第2章 生命本来没有名字[第4页/共8页]
哲学家的哲学,至矣高矣。但是,恕我大不敬,他们的哲学同吾辈凡人不搭界,让这些哲学,连同它们的“家”,坐在崇高的殿堂里去独现光辉吧!像我如许一个凡人,吃饱了饭和没事儿的时候,偶然也会想到人生题目。我感觉,我们“人”的“生”,都绝对是被动的。没有哪一小我能先制定一个出世打算,然后再下生,一步步让打算实现。只要一小我是例外,他就是佛祖释伽牟尼。但他是佛祖,不是吾辈凡人。
光阴流逝,一转眼,本身已经到了望九之年,活得远远超越了我的预算。有人以为长命是福,我看也不尽然。人活得太久了,对人生的各种相,众生的各种相,看得透透辟彻,反而鼓励时少,感喟时多。远不如早一点分开人间这个是非之地,落一个耳根清净。
在一个《人生闲谈》的专栏中,起首谈一谈人生,仿佛是理所当然的,未可厚非的。
我们察看,老虎、狮子等猛兽,饿了就要吃别的植物,包含人在内。它们绝没有甚么怜悯之心,绝没有甚么知己。吃的时候,它们也毫不会像人吃人的时候那样,偶然还会假造一些我必须吃你的事理,做好“思惟事情”。它们只是吃开了,吃饱为止。人类则有所分歧。人与人当然也不会完整一样。有的人确切能够停止本身的求生本能,表示出必然的知己和必然的怜悯之心。古往今来的很多仁人志士,都是这方面的好表率。他们为甚么能为国捐躯?为甚么能为了救别人而捐躯本身的性命?鲁迅先生所说的“中国的脊梁”,就是如许的人。孟子所谓的“浩然之气”,只要如许的人能有。禽兽中是决不会有甚么“脊梁”,有甚么“浩然之气”的,这就叫作“几希”。
满足知不敷
吾辈凡人的出世,无一例外,都是被动的,一点主动也没有。我们糊里胡涂地出世,糊里胡涂地生长,偶然也会糊里胡涂地短命,当然也会糊里胡涂地寿登耄耋,像我如许。

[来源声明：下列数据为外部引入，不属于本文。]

template <int BN, bool A_MN, bool B_MN, int EPI, int STAGES, int PI, bool X3, int KS>
__device__ __forceinline__ void tc_gemm_body(const TcKernelGroup& pp, const int split) {
    using S = TcSmem<BN, STAGES, X3, KS>;
    extern __shared__ uint8_t smem_raw[];
    uint8_t* smem = (uint8_t*)(((uintptr_t)smem_raw + 1023) & ~(uintptr_t)1023);
    constexpr int stages = STAGES;
    uint8_t* sA = smem;
    uint8_t* sB = smem + stages * S::A_BYTES;
    constexpr int LO_OFF = stages * (S::A_BYTES + S::B_BYTES);
    __shared__ __align__(8) uint64_t full_bar[STAGES];
    __shared__ __align__(8) uint64_t empty_bar[STAGES];
    __shared__ __align__(8) uint64_t split_bar[STAGES];
    __shared__ __align__(8) uint64_t tmem_full_bar;
    __shared__ uint32_t tmem_base_smem;
    __shared__ float s_bias[8][BN];

    const TcKernelParams& p = pp.p[PI];
    const int warp = threadIdx.x >> 5, lane = threadIdx.x & 31;
#ifdef MARLC_TC_TRACE
    __shared__ long long trace[12];
    const bool tr = blockIdx.x == 0 && blockIdx.y == 0 && blockIdx.z == 0;
    const long long t_entry = clock64();
#define TC_TRACE(i) do { if (tr) trace[i] = clock64() - t_entry; } while (0)
#else
#define TC_TRACE(i) do { } while (0)
#endif
    const int m0 = blockIdx.y * BM;
    const int ksp = (EPI == EPI_LSTM && p.ksplit > 1) ? p.ksplit : 1;
    const int n_tile = ksp > 1 ? blockIdx.x / ksp : blockIdx.x;
    const int kslice = ksp > 1 ? blockIdx.x % ksp : 0;
    if (m0 >= p.M || n_tile * BN >= p.N) return;
    const int nkb = p.nk1 + p.nk2;
    int kb_begin = 0, kb_end = nkb;
    if (EPI == EPI_STORE && p.splits > 1) {
        const int per = (nkb + p.splits - 1) / p.splits;
        kb_begin = split * per;
        kb_end = min(nkb, kb_begin + per);
    }
    if (ksp > 1) {
        const int per = (nkb + ksp - 1) / ksp;
        kb_begin = kslice * per;
        kb_end = min(nkb, kb_begin + per);
    }
    const int my_kb = max(0, kb_end - kb_begin);
    constexpr int TMEM_COLS = BN < 32 ? 32 : BN;

    if (warp == 0 && lane == 0) {
        auto pf = [](const CUtensorMap* m) { asm volatile("prefetch.tensormap [%0];" ::"l"((uint64_t)m) : "memory"); };
        pf(&p.a1); pf(&p.b1);
        if (p.nk2 > 0) { pf(&p.a2); pf(&p.b2); }
        if (X3 && p.a_lo_g) { pf(&p.a1l); if (p.nk2 > 0) pf(&p.a2l); }
        if (X3 && p.b_lo_g) { pf(&p.b1l); if (p.nk2 > 0) pf(&p.b2l); }
        if (EPI == EPI_STORE && p.c_tma) pf(&p.cmap);
    }
    if (threadIdx.x == 32) {
        for (int s = 0; s < stages; ++s) {
            mbar_init(&full_bar[s], 1); mbar_init(&empty_bar[s], 1);
            mbar_init(&split_bar[s], TC_SPLITTERS / TC_SPLIT_GROUPS(STAGES));
        }
        mbar_init(&tmem_full_bar, 1);
        asm volatile("fence.mbarrier_init.release.cluster;" ::: "memory");
    }
    if (warp == 1) {
        asm volatile("tcgen05.alloc.cta_group::1.sync.aligned.shared::cta.b32 [%0], %1;" ::"r"(smem_u32(&tmem_base_smem)),
                     "r"(TMEM_COLS));
        asm volatile("tcgen05.relinquish_alloc_permit.cta_group::1.sync.aligned;");
    }
    tc_fence_before();
    __syncthreads();
    tc_fence_after();
    const uint32_t tmem_base = tmem_base_smem;
    pdl_wait();
    if (threadIdx.x == 0) TC_TRACE(0);
    if (ksp > 1) asm volatile("barrier.cluster.arrive.release;" ::: "memory");

    if (warp == 0) {
// ... 64 lines not shown
                    if (X3) {
                        const uint64_t lo = (uint64_t)((LO_OFF >> 4) & 0x3FFF);
                        umma_tf32(tmem_base, ad + lo, bd, idesc, 1u);
                        umma_tf32(tmem_base, ad, bd + lo, idesc, 1u);
                    }
                }
                }
                umma_commit(&empty_bar[s]);
            }
            umma_commit(&tmem_full_bar);
            TC_TRACE(3);
        }
    } else {
        const int q = warp & 3;
        const int m = m0 + 32 * q + lane;
        constexpr int HU_E = BN / 4;
        const bool epi8 = EPI == EPI_LSTM && X3 && HU_E >= 32 && ksp == 1 && p.a_lo_g && p.b_lo_g;
        const bool epi_warp = warp < 6 || epi8;
        const int jb_begin = (epi8 && warp >= 6) ? HU_E / 2 : 0;
        const int jb_end = epi8 ? (warp >= 6 ? HU_E : HU_E / 2) : HU_E;
        float cp_pref[8];
        if (epi_warp) {
            float* sb = s_bias[warp - 2];
            if (EPI == EPI_STORE) {
                const bool first_split0 = (p.splits <= 1) || (split == 0);
                for (int j = lane; j < BN; j += 32) {
                    const int n = n_tile * BN + j;
                    float b = 0.f;
                    if (first_split0 && n < p.N) {
                        if (p.bias) b += __ldg(p.bias + n);
                        if (p.bias2) b += __ldg(p.bias2 + n);
                    }
                    sb[j] = b;
                }
            } else {
                constexpr int HU = BN / 4;
                const int n = p.n_hidden, j0 = n_tile * HU;
                for (int j = lane; j < BN; j += 32) {
                    const int g = j / HU, col = g * n + j0 + (j - g * HU);
                    sb[j] = (__ldg(p.bias + col) + __ldg(p.bias2 + col)) * (g == 2 ? 2.0f * NEG_LOG2E : NEG_LOG2E);
                }
                if (m < p.M) {
                    const long off = (long)m * n + j0 + jb_begin;
                    const float4 c0 = *reinterpret_cast<const float4*>(p.c_prev + off);
                    const float4 c1 = *reinterpret_cast<const float4*>(p.c_prev + off + 4);
                    cp_pref[0] = c0.x; cp_pref[1] = c0.y; cp_pref[2] = c0.z; cp_pref[3] = c0.w;
                    cp_pref[4] = c1.x; cp_pref[5] = c1.y; cp_pref[6] = c1.z; cp_pref[7] = c1.w;
                }
            }
            __syncwarp();
        }
        if (X3) {
            constexpr int NGRP = TC_SPLIT_GROUPS(STAGES);
            constexpr int GRP = TC_SPLITTERS / NGRP;
            const int t = (threadIdx.x - 64) % GRP, grp = (threadIdx.x - 64) / GRP;
            const bool split_a = !p.a_lo_g, split_b = !p.b_lo_g;
            for (int i = grp; (split_a || split_b) && i < my_kb; i += NGRP) {
                const int s = i % stages, ph = (i / stages) & 1;
                mbar_wait(&full_bar[s], ph);
                float4* a_hi = reinterpret_cast<float4*>(sA + s * S::A_BYTES);
                float4* b_hi = reinterpret_cast<float4*>(sB + s * S::B_BYTES);
                float4* a_lo = reinterpret_cast<float4*>(sA + s * S::A_BYTES + LO_OFF);
                float4* b_lo = reinterpret_cast<float4*>(sB + s * S::B_BYTES + LO_OFF);
                auto lo_of = [](float x) { return x - __uint_as_float(__float_as_uint(x) & 0xFFFFE000u); };
#pragma unroll 4
                for (int v = t; split_a && v < S::A_BYTES / 16; v += GRP) {
                    const float4 x = a_hi[v];
                    a_lo[v] = make_float4(lo_of(x.x), lo_of(x.y), lo_of(x.z), lo_of(x.w));
                }
#pragma unroll 4
                for (int v = t; split_b && v < S::B_BYTES / 16; v += GRP) {
                    const float4 x = b_hi[v];
                    b_lo[v] = make_float4(lo_of(x.x), lo_of(x.y), lo_of(x.z), lo_of(x.w));
                }
                asm volatile("fence.proxy.async.shared::cta;" ::: "memory");
                asm volatile("mbarrier.arrive.shared::cta.b64 _, [%0];" ::"r"(smem_u32(&split_bar[s])) : "memory");
            }
        }
        if (epi_warp) {
        int e_M = p.M, e_N = p.N, e_mode = p.splits > 1 ? 2 : (p.accumulate ? 1 : 0);
        long e_ldc = p.ldc;
        float* e_C = p.C;
        asm volatile("" : "+r"(e_M), "+r"(e_N), "+r"(e_mode), "+l"(e_ldc), "+l"(e_C));
        mbar_wait(&tmem_full_bar, 0);
        tc_fence_after();
        if (warp == 2 && lane == 0) TC_TRACE(4);
        const uint32_t trow = tmem_base + ((uint32_t)(32 * q) << 16);
        if (EPI == EPI_STORE) {
            constexpr int PITCH = BN + 4;
            static_assert(EPI != EPI_STORE || 4 * 32 * PITCH * 4 <= S::BYTES - 1024, "epilogue staging tile does not fit in the ring");
            float* stg = reinterpret_cast<float*>(smem) + q * 32 * PITCH;
            const int nbase = n_tile * BN;
            const bool vec = ((e_ldc & 3) == 0) && (((uintptr_t)e_C & 15) == 0);
            if (p.c_tma) {
                constexpr int BOXES = BN / 32;
                const uint32_t box0 = smem_u32(smem) + (uint32_t)(q * BOXES) * 4096u;
#pragma unroll 1
                for (int c0 = 0; c0 < BN; c0 += 32) {
                    uint32_t r[32];
                    if (my_kb > 0) { TMEM_LD32(trow + c0, r); tmem_ld_wait(); }
                    else {
#pragma unroll
                        for (int j = 0; j < 32; ++j) r[j] = 0u;
                    }
                    const float* sb = s_bias[warp - 2] + c0;
                    const uint32_t rowb = box0 + (uint32_t)(c0 >> 5) * 4096u + (uint32_t)lane * 128u;
#pragma unroll
                    for (int j = 0; j < 32; j += 4) {
                        const uint32_t dst = rowb + (uint32_t)(((j >> 2) ^ (lane & 7)) << 4);
                        asm volatile("st.shared.v4.f32 [%0], {%1, %2, %3, %4};" ::"r"(dst),
                                     "f"(__uint_as_float(r[j]) + sb[j]), "f"(__uint_as_float(r[j + 1]) + sb[j + 1]),
                                     "f"(__uint_as_float(r[j + 2]) + sb[j + 2]), "f"(__uint_as_float(r[j + 3]) + sb[j + 3])
                                     : "memory");
                    }
                }
                asm volatile("fence.proxy.async.shared::cta;" ::: "memory");
                __syncwarp();
                if (warp == 2 && lane == 0) TC_TRACE(6);
                if (lane == 0 && m0 + 32 * q < e_M) {
#pragma unroll 1
                    for (int b = 0; b < BOXES; ++b) {
                        const int cn = nbase + 32 * b;
                        if (cn >= e_N) break;
                        const uint32_t src = box0 + (uint32_t)b * 4096u;
                        if (e_mode == 0)
                            asm volatile("cp.async.bulk.tensor.2d.global.shared::cta.bulk_group [%0, {%2, %3}], [%1];" ::"l"(
                                             (uint64_t)&p.cmap), "r"(src), "r"(cn), "r"(m0 + 32 * q) : "memory");
                        else
                            asm volatile("cp.reduce.async.bulk.tensor.2d.global.shared::cta.add.tile.bulk_group [%0, {%2, %3}], [%1];" ::"l"(
                                             (uint64_t)&p.cmap), "r"(src), "r"(cn), "r"(m0 + 32 * q) : "memory");
                    }
                    asm volatile("cp.async.bulk.commit_group;" ::: "memory");
                    asm volatile("cp.async.bulk.wait_group.read 0;" ::: "memory");
                }
            } else {
            const uint32_t stg_s = smem_u32(stg);
#pragma unroll 1
            for (int c0 = 0; c0 < BN; c0 += 32) {
                uint32_t r[32];
                if (my_kb > 0) { TMEM_LD32(trow + c0, r); tmem_ld_wait(); }
                else {
#pragma unroll
                    for (int j = 0; j < 32; ++j) r[j] = 0u;
                }
                const float* sb = s_bias[warp - 2] + c0;
#pragma unroll
                for (int j = 0; j < 32; j += 4) {
                    const float4 v = make_float4(__uint_as_float(r[j]) + sb[j], __uint_as_float(r[j + 1]) + sb[j + 1],
                                                 __uint_as_float(r[j + 2]) + sb[j + 2], __uint_as_float(r[j + 3]) + sb[j + 3]);
                    asm volatile("st.shared.v4.f32 [%0], {%1, %2, %3, %4};" ::"r"(stg_s + (uint32_t)(lane * PITCH + c0 + j) * 4),
                                 "f"(v.x), "f"(v.y), "f"(v.z), "f"(v.w) : "memory");
                }
            }
            __syncwarp();
            constexpr int LPR = BN / 4;
            constexpr int RPI = 32 / LPR;
            const int rr = lane / LPR, c4 = (lane % LPR) * 4;
            const int n = nbase + c4;
            const bool full4 = vec && n + 4 <= e_N;
            if (n < e_N) {
#pragma unroll 1
                for (int r0 = 0; r0 < 32; r0 += RPI) {
                    const int row = r0 + rr, mrow = m0 + 32 * q + row;
                    if (mrow >= e_M) break;
                    float4 v;
                    asm volatile("ld.shared.v4.f32 {%0, %1, %2, %3}, [%4];" : "=f"(v.x), "=f"(v.y), "=f"(v.z), "=f"(v.w)
                                 : "r"(stg_s + (uint32_t)(row * PITCH + c4) * 4));
                    float* crow = e_C + (long)mrow * e_ldc + n;
#ifdef MARLC_TC_NOSTORE
                    if (v.x == 123.456f) crow[0] = v.y;
                    continue;
#endif
#ifdef MARLC_TC_TRACE
                    if (warp == 2 && lane == 0 && r0 == RPI * 2) TC_TRACE(7);
#endif
                    if (full4) {
                        if (e_mode == 2) {
                            atomicAdd(reinterpret_cast<float4*>(crow), v);
                        } else {
                            if (e_mode == 1) {
                                const float4 o = *reinterpret_cast<const float4*>(crow);
                                v.x += o.x; v.y += o.y; v.z += o.z; v.w += o.w;
                            }
                            *reinterpret_cast<float4*>(crow) = v;
                        }
                    } else {
                        const float vv[4] = {v.x, v.y, v.z, v.w};
#pragma unroll
                        for (int j = 0; j < 4; ++j) {
                            if (n + j >= e_N) break;
                            if (e_mode == 2) atomicAdd(crow + j, vv[j]);
                            else crow[j] = e_mode == 1 ? crow[j] + vv[j] : vv[j];
                        }
                    }
                }
            }
            }
        } else {
            constexpr int HU = BN / 4;
            const int n = p.n_hidden, j0 = n_tile * HU;
            constexpr int PPITCH = BN + 4;
            float* part = reinterpret_cast<float*>(smem + (S::BYTES - 1024));
            if (ksp > 1) asm volatile("barrier.cluster.wait.acquire;" ::: "memory");
            if (ksp > 1 && kslice != 0) {
                uint32_t remote;
                asm volatile("mapa.shared::cluster.u32 %0, %1, %2;" : "=r"(remote) : "r"(smem_u32(part)), "r"(0));
                const uint32_t rrow = remote + (uint32_t)((32 * q + lane) * PPITCH) * 4u;
#pragma unroll 1
                for (int c0 = 0; c0 < BN; c0 += 8) {
                    uint32_t r[8];
                    if (my_kb > 0) { TMEM_LD8(trow + c0, r); tmem_ld_wait(); }
                    else {
#pragma unroll
                        for (int j = 0; j < 8; ++j) r[j] = 0u;
                    }
                    asm volatile("st.shared::cluster.v4.b32 [%0], {%1, %2, %3, %4};" ::"r"(rrow + (uint32_t)c0 * 4u), "r"(r[0]),
                                 "r"(r[1]), "r"(r[2]), "r"(r[3]) : "memory");
                    asm volatile("st.shared::cluster.v4.b32 [%0], {%1, %2, %3, %4};" ::"r"(rrow + (uint32_t)c0 * 4u + 16u), "r"(r[4]),
                                 "r"(r[5]), "r"(r[6]), "r"(r[7]) : "memory");
                }
            }
// ... 103 lines not shown
                    }
                    __syncwarp();
#ifdef MARLC_TC_TRACE
                    if (warp == 2 && lane == 0 && jb + 8 == CH) TC_TRACE(9);
#endif
                }
            }
            }
        }
        }
    }
    if (ksp > 1 && !(warp >= 2 && warp < 6)) {
        asm volatile("barrier.cluster.wait.acquire;" ::: "memory");
        asm volatile("barrier.cluster.arrive.release;" ::: "memory");
        asm volatile("barrier.cluster.wait.acquire;" ::: "memory");
    }
    if (warp == 2 && lane == 0) TC_TRACE(5);
    tc_fence_before();
    __syncthreads();
#ifdef MARLC_TC_TRACE
    if (tr && threadIdx.x == 0)
        printf("tc trace BN=%d X3=%d KS=%d EPI=%d kb=%d: setup %lld | tma0 %lld | full0 %lld | mma_issued %lld | acc_done %lld | epi_done %lld | end %lld\n",
               BN, (int)X3, KS, EPI, my_kb, trace[0], trace[1], trace[2], trace[3], trace[4], trace[5], clock64() - t_entry);
    if (tr && threadIdx.x == 0 && EPI == EPI_STORE) printf("   staged at %lld, third store iteration at %lld\n", trace[6], trace[7]);
    if (tr && threadIdx.x == 0 && EPI == EPI_LSTM)
        printf("   cell: first 8 units loaded %lld | activated %lld | staged %lld | second 8 staged %lld | first chunk written out %lld\n",
               trace[6], trace[7], trace[8], trace[10], trace[9]);
#endif
    if (warp == 1) {
        tc_fence_after();
        asm volatile("tcgen05.dealloc.cta_group::1.sync.aligned.b32 %0, %1;" ::"r"(tmem_base), "r"(TMEM_COLS));
    }
}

当代希腊人也以为自知之明是宝贵的,以是语重心长地说出了:“要体味你本身!”中国同希腊相距万里,可竟说了几近是一模一样的话,可见这些话是遍及的真谛。
在这里,我要引老子的话:“六合不仁,以万物为刍狗。”是造化小儿――谁也不晓得,他究竟有没有?他究竟是甚么模样?我不信甚么上帝,甚么天老爷,甚么大梵天,宇宙间没有他们存在的处所。
本书的作者池田高文名誉会长,译者卞立强传授,以及本书一开首就提到的常书鸿先生,都是我的朋友。我同他们的友情,有的已经超越了40年,起码也有十几二十年了,都能够算是老朋友了。我尊敬他们,我敬佩他们,我爱好他们,常以此为乐。
至于大善大恶,目前社会中也能够看到,但在汗青上却看得更清楚。比如宋朝的文天祥。他为元军所虏,如果他想活下去,屈膝投敌就行了,不但能活,并且还能有大官做,最多是在身后被列入《贰臣传》,“身后是非谁管得”,管那么多干吗呀。